** Opening PROVIDED RECORDS block **

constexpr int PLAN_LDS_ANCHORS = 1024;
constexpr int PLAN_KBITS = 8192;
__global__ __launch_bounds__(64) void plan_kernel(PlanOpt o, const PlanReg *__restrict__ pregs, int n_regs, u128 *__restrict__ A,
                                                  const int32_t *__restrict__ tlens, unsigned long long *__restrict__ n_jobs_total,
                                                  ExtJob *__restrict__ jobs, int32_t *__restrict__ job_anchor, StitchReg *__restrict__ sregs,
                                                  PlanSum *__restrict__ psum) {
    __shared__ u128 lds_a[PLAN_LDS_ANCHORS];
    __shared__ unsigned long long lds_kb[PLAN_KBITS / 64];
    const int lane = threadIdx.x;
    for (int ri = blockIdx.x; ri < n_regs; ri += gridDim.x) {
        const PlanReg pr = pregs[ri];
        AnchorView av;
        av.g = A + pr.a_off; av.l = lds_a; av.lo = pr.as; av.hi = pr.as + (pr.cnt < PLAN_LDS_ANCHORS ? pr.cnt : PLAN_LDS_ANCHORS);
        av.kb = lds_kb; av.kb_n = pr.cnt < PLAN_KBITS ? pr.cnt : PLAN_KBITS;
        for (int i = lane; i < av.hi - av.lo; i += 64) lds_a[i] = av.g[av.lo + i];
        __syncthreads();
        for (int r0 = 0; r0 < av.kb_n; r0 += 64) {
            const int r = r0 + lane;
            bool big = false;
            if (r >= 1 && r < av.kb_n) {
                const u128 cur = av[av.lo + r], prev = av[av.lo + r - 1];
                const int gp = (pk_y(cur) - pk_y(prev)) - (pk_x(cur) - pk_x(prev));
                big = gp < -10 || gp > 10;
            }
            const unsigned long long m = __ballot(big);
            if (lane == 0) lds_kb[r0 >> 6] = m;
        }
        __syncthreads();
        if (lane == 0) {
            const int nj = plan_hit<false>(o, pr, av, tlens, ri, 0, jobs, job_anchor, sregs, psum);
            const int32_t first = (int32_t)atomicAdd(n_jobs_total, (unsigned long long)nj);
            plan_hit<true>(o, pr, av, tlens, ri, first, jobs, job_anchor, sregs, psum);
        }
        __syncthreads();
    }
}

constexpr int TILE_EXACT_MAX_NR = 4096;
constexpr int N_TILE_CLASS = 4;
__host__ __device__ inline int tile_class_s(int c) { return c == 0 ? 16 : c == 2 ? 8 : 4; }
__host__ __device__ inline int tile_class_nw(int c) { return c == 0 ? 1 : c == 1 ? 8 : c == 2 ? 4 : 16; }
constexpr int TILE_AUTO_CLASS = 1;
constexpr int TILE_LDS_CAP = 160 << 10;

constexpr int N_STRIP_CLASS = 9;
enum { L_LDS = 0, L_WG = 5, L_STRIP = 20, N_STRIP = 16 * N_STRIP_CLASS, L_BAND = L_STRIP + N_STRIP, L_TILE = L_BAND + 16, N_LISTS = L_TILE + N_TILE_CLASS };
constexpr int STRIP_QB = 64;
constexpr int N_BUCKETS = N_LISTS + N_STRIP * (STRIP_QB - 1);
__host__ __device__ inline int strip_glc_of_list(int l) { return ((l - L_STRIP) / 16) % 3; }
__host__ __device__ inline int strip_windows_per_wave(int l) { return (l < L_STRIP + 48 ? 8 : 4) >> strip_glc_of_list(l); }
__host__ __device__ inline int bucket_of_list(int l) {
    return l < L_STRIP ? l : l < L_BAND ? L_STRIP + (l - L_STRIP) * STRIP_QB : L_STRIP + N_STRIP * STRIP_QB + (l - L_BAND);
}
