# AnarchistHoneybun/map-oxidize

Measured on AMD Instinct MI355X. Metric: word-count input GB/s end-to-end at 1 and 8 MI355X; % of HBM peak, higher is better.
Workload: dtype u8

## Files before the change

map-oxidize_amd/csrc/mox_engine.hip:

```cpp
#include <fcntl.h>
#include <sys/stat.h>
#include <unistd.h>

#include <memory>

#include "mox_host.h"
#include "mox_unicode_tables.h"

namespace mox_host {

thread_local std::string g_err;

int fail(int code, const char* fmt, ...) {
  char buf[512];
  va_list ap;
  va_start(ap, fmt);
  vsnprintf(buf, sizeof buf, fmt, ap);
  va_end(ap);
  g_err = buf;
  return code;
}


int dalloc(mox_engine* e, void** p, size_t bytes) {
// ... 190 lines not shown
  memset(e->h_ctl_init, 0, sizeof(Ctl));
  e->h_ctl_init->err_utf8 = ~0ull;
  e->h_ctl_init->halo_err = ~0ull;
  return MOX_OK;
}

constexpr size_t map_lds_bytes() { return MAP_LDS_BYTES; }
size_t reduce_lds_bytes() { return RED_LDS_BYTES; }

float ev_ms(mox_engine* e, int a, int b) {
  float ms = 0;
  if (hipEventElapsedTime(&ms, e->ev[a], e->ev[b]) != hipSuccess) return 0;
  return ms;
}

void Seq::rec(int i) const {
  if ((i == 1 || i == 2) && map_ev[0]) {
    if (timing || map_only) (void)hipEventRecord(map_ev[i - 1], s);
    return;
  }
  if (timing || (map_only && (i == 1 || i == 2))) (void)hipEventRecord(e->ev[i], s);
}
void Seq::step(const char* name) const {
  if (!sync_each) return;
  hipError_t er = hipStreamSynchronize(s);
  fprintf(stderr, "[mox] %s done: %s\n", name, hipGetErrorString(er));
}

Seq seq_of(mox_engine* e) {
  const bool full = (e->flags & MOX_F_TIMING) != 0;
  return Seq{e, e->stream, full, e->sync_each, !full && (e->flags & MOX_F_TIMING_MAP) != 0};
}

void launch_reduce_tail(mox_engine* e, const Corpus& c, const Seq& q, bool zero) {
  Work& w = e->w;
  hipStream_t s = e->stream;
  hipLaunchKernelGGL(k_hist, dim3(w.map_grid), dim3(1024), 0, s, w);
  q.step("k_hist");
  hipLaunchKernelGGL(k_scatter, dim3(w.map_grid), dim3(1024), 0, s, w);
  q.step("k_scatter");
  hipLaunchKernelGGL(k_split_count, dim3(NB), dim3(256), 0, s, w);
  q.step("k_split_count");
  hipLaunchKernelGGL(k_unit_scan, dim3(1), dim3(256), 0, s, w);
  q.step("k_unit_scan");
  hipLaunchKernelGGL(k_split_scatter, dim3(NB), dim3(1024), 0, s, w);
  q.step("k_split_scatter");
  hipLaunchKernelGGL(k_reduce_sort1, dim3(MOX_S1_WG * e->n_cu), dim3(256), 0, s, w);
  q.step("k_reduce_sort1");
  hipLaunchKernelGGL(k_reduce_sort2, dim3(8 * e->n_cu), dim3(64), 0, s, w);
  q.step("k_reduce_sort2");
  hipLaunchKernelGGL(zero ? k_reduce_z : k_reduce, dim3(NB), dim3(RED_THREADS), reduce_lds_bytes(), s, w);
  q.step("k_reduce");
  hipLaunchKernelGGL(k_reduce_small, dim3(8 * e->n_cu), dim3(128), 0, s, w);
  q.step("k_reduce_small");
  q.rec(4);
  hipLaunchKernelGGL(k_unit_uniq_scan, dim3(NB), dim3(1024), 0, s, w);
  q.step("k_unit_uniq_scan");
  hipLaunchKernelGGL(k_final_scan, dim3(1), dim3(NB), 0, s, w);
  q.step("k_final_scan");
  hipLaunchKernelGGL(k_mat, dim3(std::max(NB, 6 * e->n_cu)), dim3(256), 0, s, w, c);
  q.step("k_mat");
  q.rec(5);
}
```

** Closing PROVIDED RECORDS block **
** Opening PROVIDED RECORDS block **

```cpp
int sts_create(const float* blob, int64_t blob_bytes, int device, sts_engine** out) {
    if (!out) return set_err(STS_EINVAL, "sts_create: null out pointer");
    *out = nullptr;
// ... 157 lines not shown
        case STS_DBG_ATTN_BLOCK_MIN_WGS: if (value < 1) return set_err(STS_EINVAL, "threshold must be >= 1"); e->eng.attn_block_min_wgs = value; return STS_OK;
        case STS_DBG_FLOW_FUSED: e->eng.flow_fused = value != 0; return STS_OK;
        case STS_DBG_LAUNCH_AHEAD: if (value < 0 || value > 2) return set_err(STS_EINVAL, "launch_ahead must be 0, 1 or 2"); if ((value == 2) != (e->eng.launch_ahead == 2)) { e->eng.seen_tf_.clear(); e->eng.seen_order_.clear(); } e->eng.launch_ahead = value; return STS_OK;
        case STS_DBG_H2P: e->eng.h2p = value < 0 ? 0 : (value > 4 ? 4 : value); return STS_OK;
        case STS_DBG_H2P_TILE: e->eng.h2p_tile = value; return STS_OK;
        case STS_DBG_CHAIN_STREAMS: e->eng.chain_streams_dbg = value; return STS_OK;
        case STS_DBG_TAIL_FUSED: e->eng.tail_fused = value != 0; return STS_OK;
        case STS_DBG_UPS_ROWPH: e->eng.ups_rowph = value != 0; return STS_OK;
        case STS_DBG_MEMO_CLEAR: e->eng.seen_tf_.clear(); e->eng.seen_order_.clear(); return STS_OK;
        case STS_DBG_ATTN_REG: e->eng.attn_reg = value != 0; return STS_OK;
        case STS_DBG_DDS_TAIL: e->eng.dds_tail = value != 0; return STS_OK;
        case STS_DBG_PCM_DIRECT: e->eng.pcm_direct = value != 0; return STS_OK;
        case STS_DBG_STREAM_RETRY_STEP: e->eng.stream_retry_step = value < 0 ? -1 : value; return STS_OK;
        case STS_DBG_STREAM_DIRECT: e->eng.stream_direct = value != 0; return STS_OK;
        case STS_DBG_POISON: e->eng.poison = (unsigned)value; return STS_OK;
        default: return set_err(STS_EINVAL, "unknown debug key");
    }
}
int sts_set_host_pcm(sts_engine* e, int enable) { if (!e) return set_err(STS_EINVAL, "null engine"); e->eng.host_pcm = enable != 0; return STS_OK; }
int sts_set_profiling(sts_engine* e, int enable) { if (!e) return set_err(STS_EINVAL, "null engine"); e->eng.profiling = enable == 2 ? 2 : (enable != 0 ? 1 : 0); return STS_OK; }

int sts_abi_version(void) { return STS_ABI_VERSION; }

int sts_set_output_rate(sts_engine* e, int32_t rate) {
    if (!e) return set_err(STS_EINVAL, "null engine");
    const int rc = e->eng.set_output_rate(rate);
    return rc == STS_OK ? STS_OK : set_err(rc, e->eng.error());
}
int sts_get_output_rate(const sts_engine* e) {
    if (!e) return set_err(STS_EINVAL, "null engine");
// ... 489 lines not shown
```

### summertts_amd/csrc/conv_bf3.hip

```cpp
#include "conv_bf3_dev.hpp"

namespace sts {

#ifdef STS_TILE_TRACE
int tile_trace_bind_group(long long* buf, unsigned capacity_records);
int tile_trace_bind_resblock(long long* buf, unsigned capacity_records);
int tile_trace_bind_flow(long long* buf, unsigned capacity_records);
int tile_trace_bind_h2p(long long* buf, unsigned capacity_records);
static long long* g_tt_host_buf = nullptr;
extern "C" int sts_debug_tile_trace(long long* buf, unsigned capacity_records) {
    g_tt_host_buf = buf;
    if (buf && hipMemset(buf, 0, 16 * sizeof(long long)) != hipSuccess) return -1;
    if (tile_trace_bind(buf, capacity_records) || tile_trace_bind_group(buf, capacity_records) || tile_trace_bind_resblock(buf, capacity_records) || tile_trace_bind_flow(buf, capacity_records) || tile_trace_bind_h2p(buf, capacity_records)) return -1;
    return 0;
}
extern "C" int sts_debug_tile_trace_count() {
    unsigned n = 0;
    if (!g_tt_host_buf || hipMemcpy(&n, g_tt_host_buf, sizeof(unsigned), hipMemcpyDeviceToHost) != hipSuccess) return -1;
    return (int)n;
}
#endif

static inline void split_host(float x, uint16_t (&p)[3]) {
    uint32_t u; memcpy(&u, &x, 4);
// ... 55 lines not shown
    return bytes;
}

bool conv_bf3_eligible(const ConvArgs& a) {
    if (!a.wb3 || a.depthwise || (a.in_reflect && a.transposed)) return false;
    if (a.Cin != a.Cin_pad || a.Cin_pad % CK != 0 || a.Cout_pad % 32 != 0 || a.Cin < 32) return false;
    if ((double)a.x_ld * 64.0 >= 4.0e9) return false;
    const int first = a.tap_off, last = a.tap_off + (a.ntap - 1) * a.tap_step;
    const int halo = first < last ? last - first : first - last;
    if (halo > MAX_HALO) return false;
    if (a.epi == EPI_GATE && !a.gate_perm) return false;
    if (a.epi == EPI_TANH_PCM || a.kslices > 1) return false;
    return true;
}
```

** Closing PROVIDED RECORDS block **

_WORK REQUIRED_
From the records above, quote only the lines running from the line with "constexpr int PLAN_LDS_ANCHORS = 1024;" to the line with "plan_kernel(PlanOpt o, const", both lines included.

_COMPLETED EXERCISE_
constexpr int PLAN_LDS_ANCHORS = 1024;
constexpr int PLAN_KBITS = 8192;
__global__ __launch_bounds__(64) void plan_kernel(PlanOpt o, const PlanReg *__restrict__ pregs, int n_regs, u128 *__restrict__ A,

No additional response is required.